→ Action item: In the listing below, find the line holding "if (tid < n)" and the line holding "int t_out = tid;". Write out those two lines and all lines between, exactly, and nothing more.

→ Given information:
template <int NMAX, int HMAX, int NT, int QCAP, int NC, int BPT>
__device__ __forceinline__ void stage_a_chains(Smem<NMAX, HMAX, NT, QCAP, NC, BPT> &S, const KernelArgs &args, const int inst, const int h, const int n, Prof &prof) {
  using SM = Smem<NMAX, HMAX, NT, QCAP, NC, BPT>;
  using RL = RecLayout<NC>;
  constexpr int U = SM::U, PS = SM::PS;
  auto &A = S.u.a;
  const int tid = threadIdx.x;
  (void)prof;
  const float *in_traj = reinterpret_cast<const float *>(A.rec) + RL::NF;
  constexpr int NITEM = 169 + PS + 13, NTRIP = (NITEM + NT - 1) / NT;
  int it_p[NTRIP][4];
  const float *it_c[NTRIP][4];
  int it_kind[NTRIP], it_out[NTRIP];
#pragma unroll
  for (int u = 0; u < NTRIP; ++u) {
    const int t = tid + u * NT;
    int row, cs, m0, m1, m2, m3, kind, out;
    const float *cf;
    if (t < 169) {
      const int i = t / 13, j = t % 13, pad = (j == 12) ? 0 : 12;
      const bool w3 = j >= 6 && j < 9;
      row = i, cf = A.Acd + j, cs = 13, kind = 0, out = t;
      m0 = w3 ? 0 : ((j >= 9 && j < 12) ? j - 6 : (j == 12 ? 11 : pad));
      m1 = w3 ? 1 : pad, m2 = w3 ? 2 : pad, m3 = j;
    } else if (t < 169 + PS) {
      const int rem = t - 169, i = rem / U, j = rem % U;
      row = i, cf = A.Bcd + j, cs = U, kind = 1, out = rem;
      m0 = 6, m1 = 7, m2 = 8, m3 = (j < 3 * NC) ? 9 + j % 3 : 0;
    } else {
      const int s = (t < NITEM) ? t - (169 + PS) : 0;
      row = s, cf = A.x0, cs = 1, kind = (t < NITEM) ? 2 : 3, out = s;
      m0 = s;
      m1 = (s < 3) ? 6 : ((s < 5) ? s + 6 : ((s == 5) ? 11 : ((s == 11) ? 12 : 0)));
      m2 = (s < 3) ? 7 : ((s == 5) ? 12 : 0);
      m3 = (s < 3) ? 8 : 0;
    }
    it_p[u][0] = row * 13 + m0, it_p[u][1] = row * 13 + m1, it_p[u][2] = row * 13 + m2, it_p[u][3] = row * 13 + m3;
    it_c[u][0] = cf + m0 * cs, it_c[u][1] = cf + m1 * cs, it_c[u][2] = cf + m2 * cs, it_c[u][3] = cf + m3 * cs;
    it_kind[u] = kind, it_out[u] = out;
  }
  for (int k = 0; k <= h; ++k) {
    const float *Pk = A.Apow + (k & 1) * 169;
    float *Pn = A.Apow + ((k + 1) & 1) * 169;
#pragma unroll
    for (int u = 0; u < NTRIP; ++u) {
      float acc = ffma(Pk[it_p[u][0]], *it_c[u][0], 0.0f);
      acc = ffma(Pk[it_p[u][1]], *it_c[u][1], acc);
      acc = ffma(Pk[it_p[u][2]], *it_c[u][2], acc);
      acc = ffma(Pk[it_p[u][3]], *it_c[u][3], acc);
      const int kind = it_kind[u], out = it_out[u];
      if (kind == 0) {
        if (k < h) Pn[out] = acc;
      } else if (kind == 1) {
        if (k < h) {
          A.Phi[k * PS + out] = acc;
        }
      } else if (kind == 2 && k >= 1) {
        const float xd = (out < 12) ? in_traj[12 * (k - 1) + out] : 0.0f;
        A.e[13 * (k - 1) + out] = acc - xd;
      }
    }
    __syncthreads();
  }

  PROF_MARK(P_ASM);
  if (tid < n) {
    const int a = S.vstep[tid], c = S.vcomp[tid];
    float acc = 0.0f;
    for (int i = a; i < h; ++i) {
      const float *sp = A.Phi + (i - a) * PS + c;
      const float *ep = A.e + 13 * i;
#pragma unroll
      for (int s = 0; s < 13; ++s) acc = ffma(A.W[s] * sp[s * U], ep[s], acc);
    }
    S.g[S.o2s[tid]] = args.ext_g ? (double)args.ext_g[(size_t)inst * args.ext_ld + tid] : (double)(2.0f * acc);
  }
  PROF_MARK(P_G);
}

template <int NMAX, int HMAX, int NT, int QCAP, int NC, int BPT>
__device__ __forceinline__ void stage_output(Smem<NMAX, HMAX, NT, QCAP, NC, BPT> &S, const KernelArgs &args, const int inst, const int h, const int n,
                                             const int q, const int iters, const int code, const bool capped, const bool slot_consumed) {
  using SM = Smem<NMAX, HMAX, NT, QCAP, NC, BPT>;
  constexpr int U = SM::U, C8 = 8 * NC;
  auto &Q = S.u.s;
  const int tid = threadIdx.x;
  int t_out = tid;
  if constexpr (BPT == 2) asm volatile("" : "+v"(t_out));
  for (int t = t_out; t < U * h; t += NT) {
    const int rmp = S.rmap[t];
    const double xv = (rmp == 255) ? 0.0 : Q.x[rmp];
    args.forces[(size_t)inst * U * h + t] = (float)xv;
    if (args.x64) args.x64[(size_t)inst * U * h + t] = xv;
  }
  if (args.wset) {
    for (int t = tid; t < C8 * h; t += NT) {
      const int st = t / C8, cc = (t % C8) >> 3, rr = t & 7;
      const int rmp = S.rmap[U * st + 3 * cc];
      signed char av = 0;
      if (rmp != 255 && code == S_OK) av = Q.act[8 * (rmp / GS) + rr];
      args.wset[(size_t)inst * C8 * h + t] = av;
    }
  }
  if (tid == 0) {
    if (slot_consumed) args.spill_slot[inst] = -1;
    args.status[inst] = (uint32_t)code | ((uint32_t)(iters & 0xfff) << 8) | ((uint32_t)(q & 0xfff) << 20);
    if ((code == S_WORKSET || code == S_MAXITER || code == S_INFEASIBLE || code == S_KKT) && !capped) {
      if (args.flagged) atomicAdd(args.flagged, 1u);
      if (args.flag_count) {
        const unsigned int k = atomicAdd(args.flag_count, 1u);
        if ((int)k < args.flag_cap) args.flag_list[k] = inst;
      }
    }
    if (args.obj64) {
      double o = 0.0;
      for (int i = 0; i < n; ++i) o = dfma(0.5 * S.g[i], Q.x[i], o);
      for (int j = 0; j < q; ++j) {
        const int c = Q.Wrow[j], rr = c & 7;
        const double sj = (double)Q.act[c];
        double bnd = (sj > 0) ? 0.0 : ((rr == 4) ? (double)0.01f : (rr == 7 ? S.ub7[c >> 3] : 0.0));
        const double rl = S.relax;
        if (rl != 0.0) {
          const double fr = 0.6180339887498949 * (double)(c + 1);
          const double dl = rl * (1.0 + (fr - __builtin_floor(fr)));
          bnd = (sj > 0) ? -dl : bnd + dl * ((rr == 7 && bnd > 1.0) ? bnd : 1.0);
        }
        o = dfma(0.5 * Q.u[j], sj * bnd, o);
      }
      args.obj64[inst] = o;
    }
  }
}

→ Your response:
  if (tid < n) {
    const int a = S.vstep[tid], c = S.vcomp[tid];
    float acc = 0.0f;
    for (int i = a; i < h; ++i) {
      const float *sp = A.Phi + (i - a) * PS + c;
      const float *ep = A.e + 13 * i;
#pragma unroll
      for (int s = 0; s < 13; ++s) acc = ffma(A.W[s] * sp[s * U], ep[s], acc);
    }
    S.g[S.o2s[tid]] = args.ext_g ? (double)args.ext_g[(size_t)inst * args.ext_ld + tid] : (double)(2.0f * acc);
  }
  PROF_MARK(P_G);
}

template <int NMAX, int HMAX, int NT, int QCAP, int NC, int BPT>
__device__ __forceinline__ void stage_output(Smem<NMAX, HMAX, NT, QCAP, NC, BPT> &S, const KernelArgs &args, const int inst, const int h, const int n,
                                             const int q, const int iters, const int code, const bool capped, const bool slot_consumed) {
  using SM = Smem<NMAX, HMAX, NT, QCAP, NC, BPT>;
  constexpr int U = SM::U, C8 = 8 * NC;
  auto &Q = S.u.s;
  const int tid = threadIdx.x;
  int t_out = tid;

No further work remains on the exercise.